Library attacks are different. They leverage traditional software vulnerabilities that security researchers have understood for decades. A deserialization RCE provides arbitrary code execution. An authentication bypass opens systems to unauthorized access. These are not probabilistic, they are deterministic. They do not require understanding of the AI, they require understanding of the software.

The deserialization flaws don't care what neural network you're training. It doesn't matter if you're building a helpful robot or a harmful one. The vulnerability exists in the serialization layer – any system using that code path is vulnerable.

"Physical AI is an AI that acts in the physical world," Huang explained at CES. "Robots will be the embodiment of AI." When the libraries powering those robots contain critical vulnerabilities, we are not just talking about data breaches.
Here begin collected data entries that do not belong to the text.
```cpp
KC_API int kc_image_gray(kc_plane *p, kc_image **out);
KC_API int kc_image_rgba(kc_plane *const planes[4], kc_image **out);
KC_API int kc_image_retain(kc_image *img);
KC_API int kc_image_release(kc_image *img);
KC_API int kc_image_is_rgba(const kc_image *img, int *is_rgba);
KC_API int kc_image_size(const kc_image *img, kc_size *size);
KC_API int kc_image_plane(const kc_image *img, int channel, kc_plane **out);
KC_API int kc_image_from_value(kc_size size, float value, int rgba, kc_image **out);
KC_API int kc_image_as_type(const kc_image *img, int rgba, kc_image **out);
KC_API int kc_image_materialize(kc_image *img);
KC_API int kc_image_from_u8(const uint8_t *host, uint32_t width, uint32_t height, int channels, kc_image **out);
KC_API int kc_image_to_u8(kc_image *img, int srgb, uint8_t *host_rgba8);
KC_API int kc_u8_pipe_create(uint32_t width, uint32_t height, int channels, int depth, kc_u8_pipe **out);
KC_API int kc_u8_pipe_free(kc_u8_pipe *pipe);
KC_API int kc_u8_pipe_buffers(kc_u8_pipe *pipe, int slot, uint8_t **host_in, const uint8_t **host_out);
KC_API int kc_u8_pipe_upload(kc_u8_pipe *pipe, int slot, kc_image **out);
KC_API int kc_u8_pipe_download(kc_u8_pipe *pipe, int slot, kc_image *img, int srgb);
KC_API int kc_u8_pipe_wait_download(kc_u8_pipe *pipe, int slot);
KC_API int kc_image_from_f32(const float *const host_planes[], int n_planes, uint32_t width, uint32_t height, kc_image **out);
KC_API int kc_image_to_f32(kc_image *img, float *const host_planes[], int n_planes);
// ... 253 lines not shown
```

kanter_core_amd/__init__.py:

```python
from .api import (Edge, EmbeddedSlotDataId, LiveGraph, MixType, Node, NodeGraph, NodeId, NodeState, NodeType,
                  ResizeFilter, ResizePolicy, Side, Size, SlotData, SlotId, SlotImage, TexProError,
                  TextureProcessor, calculate_size, combine_rgba_process, get_stream, height_to_normal_process,
                  init, is_initialized, mix_process, resize_image, separate_rgba_process, set_fusion, set_stream,
                  shutdown, stats, sync, value_process, set_specialize, get_specialize, specialize_wait,
                  specialize_stats, specialize_compile_check, Partition, PartitionPolicy, NodeKind, set_resize_mode,
                  get_resize_mode, resize_upsample_plan, resize_down2_plan, stats_counter, specialize_compile_check_upsample, specialize_compile_check_mask, set_chain_quads, get_chain_quads, set_pack_sources, get_pack_sources, set_pack_budget_mb, get_pack_budget_mb, set_cache_policy, get_cache_policy, set_option, get_option, comm_unique_id, comm_init,
                  comm_destroy, comm_info, comm_stats, comm_transport, comm_gather_bands, PlanKind, pool_trim, kernel_cache_set_dir, kernel_cache_stats,
                  kernel_cache_precompile, specialize_reset, U8Pipe, device_image_desc, DEVICE_SRGB, DEVICE_GRAY,
                  ChannelStats, STATS_HISTOGRAM, STATS_SRGB, BC_SRGB, BC6H, BC7, BC_BLOCK_BYTES,
                  MIP_PER_LEVEL, MIP_NORMALS, MIP_COVERAGE, MIP_ALPHA_WEIGHT, mip_alpha_weight, mip_alpha_texel, mip_coverage_ref, MipCoverageLevel, alpha_ref_threshold, mip_coverage_target, mip_coverage_scale, mip_normal_texel, mip_unit_normal, mip_roughness_texel, levels_to_bc_mips, write_dds_levels, mip_level_count, bc_mip_layout, dds_header, BC_GRAY, BC_ALL_MODES, BcError, DdsInfo, dds_parse, preview_level,
                  PREVIEW_SRGB, PreviewPlan, preview_plan, previews, previews_torch)

__all__ = [n for n in dir() if not n.startswith("_")]
```

kanter_core_amd/_abi.py:

```python
import ctypes as C
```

We are talking about vulnerabilities in systems designed to operate alongside humans.

The AI industry is building critical infrastructure. Power grids have security requirements. Financial systems have regulations. The software libraries powering AI – the foundations upon which trillion-dollar industries are being built – deserve the same attention.

A human researcher might spend weeks analyzing a complex AI framework or library. FENRIR can identify candidate vulnerabilities across entire codebases in hours, surfacing the most promising leads for human investigation. The 21 CVEs across NVIDIA, Tencent, MLflow, and MCP infrastructure show that these are exactly the kinds of systems that benefit from AI-assisted security analysis, and exactly the kinds of systems that attackers will increasingly target.

Four NVIDIA Isaac GR00T vulnerabilities

The value of this approach shows the results. We will use the two recent patch cycles for NVIDIA Isaac GR00T as a case study.

In May 2025, FENRIR identified security concerns in NVIDIA's Isaac GR00T architecture. Our AI-assisted analysis flagged patterns consistent with deserialization vulnerabilities and authentication weaknesses – the kind of patterns that would take human researchers significantly longer to identify across large, complex codebases.

At that point, TrendAI researchers investigated and confirmed two distinct vulnerabilities.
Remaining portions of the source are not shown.